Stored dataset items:
......

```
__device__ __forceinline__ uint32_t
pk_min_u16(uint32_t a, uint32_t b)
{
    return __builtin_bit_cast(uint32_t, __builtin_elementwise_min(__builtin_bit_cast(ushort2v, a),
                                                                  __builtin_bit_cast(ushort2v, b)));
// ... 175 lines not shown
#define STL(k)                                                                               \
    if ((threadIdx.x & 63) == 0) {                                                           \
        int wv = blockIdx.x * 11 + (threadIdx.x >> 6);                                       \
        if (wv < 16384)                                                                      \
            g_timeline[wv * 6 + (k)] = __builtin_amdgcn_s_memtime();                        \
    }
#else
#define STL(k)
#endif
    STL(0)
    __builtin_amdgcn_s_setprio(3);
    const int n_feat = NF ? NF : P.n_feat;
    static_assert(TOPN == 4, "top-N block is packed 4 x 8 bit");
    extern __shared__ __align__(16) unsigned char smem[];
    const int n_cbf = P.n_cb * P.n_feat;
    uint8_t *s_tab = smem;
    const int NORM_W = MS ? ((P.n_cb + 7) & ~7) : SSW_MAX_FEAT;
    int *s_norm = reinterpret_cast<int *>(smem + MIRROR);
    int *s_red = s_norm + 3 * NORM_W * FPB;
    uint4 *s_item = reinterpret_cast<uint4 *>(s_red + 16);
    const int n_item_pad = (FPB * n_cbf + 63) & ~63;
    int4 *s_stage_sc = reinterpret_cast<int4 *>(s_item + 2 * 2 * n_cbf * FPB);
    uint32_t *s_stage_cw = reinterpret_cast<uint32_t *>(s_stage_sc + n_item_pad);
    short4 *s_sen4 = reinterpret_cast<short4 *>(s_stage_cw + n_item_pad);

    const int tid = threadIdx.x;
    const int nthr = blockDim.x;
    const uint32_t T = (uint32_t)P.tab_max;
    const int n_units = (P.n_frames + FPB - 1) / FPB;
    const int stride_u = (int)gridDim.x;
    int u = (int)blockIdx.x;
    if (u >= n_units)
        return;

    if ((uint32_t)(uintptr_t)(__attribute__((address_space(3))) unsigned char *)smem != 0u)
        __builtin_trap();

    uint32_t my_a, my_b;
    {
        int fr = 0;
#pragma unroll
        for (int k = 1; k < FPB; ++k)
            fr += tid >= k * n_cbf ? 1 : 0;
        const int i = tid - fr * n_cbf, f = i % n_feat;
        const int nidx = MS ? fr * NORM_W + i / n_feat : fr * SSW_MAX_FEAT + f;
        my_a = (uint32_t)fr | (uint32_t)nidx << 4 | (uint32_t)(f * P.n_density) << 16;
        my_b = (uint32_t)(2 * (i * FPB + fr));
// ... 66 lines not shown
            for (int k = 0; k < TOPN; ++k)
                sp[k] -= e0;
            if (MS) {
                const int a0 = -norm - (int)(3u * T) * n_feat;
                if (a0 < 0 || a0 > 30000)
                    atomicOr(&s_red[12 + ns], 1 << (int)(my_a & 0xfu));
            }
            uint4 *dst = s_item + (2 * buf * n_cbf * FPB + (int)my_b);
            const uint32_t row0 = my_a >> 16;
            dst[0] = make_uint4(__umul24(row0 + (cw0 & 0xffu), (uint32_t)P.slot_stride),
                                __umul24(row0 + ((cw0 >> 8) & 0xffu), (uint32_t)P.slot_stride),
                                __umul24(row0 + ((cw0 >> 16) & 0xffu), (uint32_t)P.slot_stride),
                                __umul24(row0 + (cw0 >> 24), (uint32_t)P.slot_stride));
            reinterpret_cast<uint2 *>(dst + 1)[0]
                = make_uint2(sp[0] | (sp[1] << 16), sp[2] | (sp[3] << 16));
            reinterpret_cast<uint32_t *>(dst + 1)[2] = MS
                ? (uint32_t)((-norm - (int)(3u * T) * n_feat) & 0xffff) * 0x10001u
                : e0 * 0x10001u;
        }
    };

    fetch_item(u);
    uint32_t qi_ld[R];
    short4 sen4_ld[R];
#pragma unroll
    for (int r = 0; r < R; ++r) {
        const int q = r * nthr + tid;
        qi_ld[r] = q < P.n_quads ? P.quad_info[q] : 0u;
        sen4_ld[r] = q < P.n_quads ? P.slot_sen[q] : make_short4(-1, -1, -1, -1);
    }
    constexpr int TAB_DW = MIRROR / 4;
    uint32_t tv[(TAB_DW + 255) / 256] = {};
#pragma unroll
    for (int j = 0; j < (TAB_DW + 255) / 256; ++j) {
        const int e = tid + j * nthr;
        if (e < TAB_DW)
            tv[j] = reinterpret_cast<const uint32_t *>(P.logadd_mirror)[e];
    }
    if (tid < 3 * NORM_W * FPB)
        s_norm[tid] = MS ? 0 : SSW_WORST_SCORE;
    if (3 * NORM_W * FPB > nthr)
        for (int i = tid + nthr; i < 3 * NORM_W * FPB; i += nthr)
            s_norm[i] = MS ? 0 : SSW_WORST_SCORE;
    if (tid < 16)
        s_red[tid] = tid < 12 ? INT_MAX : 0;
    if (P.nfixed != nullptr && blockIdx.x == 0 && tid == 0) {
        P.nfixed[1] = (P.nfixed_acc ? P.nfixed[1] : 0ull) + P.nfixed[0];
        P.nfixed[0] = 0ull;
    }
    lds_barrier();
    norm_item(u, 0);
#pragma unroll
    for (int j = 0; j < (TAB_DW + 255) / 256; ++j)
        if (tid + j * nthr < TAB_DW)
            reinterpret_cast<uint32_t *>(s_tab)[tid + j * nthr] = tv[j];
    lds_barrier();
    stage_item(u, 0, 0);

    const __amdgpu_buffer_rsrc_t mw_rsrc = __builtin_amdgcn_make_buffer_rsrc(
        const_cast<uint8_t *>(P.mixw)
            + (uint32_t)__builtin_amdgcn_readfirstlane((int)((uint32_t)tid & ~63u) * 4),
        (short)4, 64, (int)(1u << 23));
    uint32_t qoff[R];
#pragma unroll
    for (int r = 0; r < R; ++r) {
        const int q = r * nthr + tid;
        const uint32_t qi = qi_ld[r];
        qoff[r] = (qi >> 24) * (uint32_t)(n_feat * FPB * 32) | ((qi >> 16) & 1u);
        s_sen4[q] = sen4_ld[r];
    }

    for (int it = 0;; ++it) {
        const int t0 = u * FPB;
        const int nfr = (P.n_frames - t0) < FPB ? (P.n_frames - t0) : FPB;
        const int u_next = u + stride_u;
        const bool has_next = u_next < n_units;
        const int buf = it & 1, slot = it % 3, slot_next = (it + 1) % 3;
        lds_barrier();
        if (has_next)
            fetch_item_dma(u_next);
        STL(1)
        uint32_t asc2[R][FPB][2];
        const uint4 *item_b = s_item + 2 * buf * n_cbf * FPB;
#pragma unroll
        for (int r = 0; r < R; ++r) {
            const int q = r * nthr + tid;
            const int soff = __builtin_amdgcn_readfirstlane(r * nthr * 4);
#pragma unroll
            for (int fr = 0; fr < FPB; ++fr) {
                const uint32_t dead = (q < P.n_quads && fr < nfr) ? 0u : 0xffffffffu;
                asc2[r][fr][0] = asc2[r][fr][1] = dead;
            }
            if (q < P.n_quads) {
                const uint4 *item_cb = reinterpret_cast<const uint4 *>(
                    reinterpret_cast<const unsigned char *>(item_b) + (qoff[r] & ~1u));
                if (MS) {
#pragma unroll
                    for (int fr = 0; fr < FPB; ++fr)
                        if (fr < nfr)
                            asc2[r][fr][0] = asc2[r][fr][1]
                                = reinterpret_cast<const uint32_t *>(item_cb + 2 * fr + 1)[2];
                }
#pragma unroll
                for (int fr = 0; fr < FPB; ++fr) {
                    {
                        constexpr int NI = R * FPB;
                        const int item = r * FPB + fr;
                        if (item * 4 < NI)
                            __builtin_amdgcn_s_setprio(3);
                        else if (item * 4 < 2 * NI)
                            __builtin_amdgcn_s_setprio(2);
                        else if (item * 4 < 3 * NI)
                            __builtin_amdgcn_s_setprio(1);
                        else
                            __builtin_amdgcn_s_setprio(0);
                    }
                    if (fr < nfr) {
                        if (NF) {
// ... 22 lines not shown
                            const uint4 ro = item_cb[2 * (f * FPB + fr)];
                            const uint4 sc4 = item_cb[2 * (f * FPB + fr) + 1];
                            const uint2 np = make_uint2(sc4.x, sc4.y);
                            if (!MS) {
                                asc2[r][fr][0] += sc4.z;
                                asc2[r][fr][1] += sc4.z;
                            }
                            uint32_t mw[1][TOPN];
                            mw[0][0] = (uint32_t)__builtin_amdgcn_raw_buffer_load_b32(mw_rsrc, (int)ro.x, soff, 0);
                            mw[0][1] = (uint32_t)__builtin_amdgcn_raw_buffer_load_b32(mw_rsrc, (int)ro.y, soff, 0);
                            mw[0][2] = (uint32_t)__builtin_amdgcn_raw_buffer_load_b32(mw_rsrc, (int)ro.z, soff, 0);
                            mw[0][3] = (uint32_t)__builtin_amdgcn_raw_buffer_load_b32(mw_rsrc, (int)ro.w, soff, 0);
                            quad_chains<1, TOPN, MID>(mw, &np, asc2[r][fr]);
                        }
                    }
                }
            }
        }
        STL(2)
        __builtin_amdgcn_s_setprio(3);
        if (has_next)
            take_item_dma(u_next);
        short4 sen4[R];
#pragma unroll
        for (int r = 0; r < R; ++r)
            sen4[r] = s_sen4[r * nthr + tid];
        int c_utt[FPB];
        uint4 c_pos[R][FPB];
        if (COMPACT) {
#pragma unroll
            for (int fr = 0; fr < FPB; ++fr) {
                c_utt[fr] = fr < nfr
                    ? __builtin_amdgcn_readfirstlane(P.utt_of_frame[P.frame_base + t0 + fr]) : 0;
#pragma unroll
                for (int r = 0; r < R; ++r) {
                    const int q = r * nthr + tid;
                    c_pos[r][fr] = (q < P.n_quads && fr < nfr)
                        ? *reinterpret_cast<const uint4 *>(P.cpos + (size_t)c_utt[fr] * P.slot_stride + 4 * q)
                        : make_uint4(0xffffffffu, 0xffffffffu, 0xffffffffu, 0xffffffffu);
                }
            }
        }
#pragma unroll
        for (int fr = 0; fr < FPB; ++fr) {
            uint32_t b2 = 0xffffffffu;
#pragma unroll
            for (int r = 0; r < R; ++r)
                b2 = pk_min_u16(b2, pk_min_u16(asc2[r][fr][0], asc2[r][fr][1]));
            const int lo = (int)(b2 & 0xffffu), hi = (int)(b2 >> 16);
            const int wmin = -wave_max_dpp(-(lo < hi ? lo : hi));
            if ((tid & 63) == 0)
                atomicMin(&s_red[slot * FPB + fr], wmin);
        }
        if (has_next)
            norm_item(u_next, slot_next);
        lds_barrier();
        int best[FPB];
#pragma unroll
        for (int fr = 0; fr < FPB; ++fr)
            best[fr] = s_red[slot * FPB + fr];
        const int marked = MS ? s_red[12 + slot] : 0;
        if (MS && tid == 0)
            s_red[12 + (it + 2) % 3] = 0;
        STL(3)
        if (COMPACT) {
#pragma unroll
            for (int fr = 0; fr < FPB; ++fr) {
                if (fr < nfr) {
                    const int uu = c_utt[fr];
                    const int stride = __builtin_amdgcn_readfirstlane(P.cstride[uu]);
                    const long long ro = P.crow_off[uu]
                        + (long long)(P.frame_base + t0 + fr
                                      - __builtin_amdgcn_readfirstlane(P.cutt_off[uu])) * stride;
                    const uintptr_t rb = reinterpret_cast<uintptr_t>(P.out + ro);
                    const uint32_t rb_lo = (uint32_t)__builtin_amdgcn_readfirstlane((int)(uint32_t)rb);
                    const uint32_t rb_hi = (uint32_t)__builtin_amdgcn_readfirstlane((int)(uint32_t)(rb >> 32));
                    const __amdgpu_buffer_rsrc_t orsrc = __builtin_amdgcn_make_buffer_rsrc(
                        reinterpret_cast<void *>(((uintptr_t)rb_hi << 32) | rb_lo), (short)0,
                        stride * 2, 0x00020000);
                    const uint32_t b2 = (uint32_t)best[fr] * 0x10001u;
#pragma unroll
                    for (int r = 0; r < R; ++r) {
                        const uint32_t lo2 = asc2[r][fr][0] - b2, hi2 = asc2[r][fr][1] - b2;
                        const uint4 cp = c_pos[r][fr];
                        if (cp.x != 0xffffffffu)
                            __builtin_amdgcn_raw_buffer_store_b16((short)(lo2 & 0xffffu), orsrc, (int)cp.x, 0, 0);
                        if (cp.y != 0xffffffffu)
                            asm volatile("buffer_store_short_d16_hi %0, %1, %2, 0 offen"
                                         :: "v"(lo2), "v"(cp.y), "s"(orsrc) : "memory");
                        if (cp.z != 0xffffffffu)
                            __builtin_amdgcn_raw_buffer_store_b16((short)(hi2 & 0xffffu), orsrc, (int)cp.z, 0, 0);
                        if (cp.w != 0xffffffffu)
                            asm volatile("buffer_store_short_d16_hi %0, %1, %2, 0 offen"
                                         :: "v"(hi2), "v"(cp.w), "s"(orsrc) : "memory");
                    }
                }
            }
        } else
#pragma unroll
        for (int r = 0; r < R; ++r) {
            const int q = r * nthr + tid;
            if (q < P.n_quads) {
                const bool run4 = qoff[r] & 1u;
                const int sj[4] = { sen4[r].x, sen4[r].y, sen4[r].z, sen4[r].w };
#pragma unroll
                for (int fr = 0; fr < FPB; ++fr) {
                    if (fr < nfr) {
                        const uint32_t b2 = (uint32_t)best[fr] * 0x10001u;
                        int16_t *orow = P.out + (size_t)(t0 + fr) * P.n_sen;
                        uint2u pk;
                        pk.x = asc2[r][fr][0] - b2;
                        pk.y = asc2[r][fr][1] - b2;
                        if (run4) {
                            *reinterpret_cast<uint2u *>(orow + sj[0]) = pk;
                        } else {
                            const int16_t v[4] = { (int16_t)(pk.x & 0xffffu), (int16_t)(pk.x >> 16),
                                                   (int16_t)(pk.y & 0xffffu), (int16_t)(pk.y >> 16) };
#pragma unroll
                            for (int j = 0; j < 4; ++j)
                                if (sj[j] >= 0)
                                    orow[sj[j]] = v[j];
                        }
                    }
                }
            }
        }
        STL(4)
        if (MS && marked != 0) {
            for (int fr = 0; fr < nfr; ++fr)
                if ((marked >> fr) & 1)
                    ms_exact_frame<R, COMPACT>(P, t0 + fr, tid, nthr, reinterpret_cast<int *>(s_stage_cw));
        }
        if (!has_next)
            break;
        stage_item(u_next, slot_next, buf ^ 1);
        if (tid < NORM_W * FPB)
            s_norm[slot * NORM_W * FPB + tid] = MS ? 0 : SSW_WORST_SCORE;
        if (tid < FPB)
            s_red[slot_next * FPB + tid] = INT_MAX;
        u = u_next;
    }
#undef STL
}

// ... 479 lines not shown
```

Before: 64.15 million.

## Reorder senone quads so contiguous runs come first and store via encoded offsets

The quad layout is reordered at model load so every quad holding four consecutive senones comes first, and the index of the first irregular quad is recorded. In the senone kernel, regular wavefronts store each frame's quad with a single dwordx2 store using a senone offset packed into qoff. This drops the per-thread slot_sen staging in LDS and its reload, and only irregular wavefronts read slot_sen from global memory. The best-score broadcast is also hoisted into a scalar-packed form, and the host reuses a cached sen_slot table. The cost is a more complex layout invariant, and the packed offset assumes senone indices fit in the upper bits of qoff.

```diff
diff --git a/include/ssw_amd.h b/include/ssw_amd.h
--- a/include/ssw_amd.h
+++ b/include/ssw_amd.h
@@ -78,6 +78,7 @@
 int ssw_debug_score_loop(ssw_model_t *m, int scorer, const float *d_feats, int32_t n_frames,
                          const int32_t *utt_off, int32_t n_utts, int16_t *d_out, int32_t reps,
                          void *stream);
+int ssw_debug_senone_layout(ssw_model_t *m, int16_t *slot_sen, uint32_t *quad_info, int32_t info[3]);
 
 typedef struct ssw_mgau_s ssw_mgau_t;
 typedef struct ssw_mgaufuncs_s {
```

......

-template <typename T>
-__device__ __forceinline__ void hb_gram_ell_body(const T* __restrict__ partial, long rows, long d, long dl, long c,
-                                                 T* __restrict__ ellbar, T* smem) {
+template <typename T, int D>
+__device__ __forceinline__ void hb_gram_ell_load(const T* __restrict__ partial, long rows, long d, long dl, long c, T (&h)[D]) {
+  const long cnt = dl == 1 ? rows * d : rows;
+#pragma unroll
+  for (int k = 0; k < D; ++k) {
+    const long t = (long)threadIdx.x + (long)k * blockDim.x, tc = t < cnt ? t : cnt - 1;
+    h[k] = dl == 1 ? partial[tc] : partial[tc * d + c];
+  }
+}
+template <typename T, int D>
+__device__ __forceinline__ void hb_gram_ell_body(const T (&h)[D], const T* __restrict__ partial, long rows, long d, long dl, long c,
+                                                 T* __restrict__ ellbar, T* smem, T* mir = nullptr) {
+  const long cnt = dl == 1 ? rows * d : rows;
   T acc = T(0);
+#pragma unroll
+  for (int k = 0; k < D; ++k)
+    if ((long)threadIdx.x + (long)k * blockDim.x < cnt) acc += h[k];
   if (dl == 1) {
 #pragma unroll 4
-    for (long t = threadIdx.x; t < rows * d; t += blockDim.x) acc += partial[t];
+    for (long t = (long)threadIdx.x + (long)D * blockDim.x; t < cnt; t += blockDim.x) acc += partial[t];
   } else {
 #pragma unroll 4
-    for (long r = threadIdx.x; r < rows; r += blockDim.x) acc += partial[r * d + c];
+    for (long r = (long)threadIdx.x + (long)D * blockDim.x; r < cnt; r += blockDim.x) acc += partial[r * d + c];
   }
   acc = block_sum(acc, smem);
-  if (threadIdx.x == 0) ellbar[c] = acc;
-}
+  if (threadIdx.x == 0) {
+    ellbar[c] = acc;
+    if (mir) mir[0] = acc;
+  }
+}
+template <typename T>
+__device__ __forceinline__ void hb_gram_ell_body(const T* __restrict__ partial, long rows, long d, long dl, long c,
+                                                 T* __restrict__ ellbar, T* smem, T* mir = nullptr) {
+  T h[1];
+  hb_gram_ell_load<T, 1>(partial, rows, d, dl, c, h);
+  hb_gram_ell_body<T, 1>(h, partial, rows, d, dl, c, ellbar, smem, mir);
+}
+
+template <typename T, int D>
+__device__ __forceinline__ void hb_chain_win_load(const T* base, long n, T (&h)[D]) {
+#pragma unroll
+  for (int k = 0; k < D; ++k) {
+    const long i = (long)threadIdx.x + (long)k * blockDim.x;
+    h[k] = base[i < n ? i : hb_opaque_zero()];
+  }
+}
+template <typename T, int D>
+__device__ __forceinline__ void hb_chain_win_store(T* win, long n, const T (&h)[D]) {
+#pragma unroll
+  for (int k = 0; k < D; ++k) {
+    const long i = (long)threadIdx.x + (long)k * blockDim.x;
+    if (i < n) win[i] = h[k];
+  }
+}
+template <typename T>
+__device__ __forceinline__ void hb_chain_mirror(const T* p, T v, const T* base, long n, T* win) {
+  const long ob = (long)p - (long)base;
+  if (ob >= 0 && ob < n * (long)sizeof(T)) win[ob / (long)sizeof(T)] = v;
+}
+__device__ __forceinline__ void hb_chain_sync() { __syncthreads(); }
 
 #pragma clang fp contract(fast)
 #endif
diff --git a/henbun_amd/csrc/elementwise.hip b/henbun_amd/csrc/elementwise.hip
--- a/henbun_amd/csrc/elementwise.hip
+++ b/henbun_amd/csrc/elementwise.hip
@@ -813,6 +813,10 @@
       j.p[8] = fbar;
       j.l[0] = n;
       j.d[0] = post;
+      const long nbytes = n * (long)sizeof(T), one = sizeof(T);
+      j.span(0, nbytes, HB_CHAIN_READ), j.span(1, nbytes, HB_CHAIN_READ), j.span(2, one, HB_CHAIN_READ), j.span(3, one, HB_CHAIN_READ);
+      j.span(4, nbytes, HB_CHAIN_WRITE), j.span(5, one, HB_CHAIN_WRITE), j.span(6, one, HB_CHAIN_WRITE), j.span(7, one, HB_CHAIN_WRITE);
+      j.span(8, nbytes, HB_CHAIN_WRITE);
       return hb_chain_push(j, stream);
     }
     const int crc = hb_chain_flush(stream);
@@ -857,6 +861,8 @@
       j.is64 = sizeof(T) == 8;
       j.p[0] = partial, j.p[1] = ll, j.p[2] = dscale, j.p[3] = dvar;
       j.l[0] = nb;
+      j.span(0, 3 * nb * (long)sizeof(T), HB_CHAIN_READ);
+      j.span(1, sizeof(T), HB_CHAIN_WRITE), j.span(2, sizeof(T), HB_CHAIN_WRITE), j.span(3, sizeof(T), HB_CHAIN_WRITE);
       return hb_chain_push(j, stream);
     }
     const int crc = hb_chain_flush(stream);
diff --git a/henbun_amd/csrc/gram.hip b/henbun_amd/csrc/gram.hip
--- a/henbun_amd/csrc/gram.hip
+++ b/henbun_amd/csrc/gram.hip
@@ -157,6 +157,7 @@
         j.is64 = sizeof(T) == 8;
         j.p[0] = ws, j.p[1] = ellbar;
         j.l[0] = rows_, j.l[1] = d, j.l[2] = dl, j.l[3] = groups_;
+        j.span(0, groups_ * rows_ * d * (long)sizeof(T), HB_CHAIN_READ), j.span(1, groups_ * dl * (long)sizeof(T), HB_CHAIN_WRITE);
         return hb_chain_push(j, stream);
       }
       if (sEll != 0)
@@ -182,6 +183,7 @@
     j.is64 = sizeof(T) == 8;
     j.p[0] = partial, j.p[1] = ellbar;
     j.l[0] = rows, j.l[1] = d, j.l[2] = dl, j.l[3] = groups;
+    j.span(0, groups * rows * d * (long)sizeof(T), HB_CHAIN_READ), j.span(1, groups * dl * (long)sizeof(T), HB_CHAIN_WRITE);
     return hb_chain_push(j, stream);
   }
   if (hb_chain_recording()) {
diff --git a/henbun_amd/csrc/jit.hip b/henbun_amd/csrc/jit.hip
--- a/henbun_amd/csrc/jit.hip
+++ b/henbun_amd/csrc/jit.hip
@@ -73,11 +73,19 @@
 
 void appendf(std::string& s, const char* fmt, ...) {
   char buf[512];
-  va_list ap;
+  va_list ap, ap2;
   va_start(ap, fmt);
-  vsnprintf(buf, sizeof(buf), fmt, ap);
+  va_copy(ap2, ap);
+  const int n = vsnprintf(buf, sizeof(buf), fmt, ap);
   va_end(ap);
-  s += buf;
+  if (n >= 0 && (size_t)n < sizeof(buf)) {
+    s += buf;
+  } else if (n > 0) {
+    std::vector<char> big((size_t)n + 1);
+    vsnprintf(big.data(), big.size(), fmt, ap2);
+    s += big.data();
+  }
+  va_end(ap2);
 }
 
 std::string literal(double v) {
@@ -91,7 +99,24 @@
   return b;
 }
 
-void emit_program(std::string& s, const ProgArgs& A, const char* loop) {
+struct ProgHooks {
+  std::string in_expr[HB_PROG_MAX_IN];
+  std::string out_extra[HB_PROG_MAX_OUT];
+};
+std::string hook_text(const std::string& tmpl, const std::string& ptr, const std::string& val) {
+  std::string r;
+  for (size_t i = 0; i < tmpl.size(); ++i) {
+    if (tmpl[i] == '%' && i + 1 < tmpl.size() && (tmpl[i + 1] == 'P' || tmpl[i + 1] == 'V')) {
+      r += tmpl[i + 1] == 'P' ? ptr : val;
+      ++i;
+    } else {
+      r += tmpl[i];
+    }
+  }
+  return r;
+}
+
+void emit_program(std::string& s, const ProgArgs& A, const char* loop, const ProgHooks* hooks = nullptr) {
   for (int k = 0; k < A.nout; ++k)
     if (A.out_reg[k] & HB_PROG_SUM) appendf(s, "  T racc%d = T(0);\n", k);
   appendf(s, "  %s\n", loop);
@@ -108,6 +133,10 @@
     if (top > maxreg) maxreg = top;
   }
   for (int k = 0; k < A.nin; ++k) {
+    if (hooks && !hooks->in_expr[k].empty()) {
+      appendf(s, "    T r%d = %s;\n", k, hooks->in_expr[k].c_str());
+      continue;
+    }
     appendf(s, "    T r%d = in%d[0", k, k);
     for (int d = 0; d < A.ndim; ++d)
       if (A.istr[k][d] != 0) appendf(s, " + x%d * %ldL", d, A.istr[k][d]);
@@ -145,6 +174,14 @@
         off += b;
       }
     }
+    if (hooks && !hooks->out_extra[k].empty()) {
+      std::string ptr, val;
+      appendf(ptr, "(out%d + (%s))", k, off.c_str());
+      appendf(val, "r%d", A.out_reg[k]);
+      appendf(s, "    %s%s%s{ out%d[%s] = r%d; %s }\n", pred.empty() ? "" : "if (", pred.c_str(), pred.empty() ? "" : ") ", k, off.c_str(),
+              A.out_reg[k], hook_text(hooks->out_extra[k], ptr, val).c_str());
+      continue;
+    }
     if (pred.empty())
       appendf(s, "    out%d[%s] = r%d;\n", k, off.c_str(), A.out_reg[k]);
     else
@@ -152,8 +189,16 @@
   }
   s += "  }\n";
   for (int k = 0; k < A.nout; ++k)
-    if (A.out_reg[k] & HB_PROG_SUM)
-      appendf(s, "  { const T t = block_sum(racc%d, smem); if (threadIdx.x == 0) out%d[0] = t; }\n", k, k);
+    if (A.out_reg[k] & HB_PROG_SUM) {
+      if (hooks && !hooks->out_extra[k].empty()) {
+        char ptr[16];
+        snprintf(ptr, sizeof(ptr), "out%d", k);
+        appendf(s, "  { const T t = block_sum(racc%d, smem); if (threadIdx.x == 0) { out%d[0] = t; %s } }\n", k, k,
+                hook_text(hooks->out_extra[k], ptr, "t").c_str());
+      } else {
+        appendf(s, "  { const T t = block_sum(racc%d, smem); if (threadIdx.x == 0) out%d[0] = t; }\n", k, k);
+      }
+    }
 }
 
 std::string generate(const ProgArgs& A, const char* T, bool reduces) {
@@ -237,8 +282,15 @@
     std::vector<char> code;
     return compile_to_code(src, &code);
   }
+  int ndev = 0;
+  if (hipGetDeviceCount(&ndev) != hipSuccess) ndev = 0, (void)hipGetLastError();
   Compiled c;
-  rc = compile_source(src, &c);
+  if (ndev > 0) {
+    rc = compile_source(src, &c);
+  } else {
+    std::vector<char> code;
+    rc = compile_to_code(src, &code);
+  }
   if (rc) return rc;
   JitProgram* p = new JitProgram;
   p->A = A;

......

Only lines with the word "qoff" are wanted, so copy each one from the records.

#### Response to the task
    uint32_t qoff[R];
        qoff[r] = (qi >> 24) * (uint32_t)(n_feat * FPB * 32) | ((qi >> 16) & 1u);
                    reinterpret_cast<const unsigned char *>(item_b) + (qoff[r] & ~1u));
                const bool run4 = qoff[r] & 1u;
The quad layout is reordered at model load so every quad holding four consecutive senones comes first, and the index of the first irregular quad is recorded. In the senone kernel, regular wavefronts store each frame's quad with a single dwordx2 store using a senone offset packed into qoff. This drops the per-thread slot_sen staging in LDS and its reload, and only irregular wavefronts read slot_sen from global memory. The best-score broadcast is also hoisted into a scalar-packed form, and the host reuses a cached sen_slot table. The cost is a more complex layout invariant, and the packed offset assumes senone indices fit in the upper bits of qoff.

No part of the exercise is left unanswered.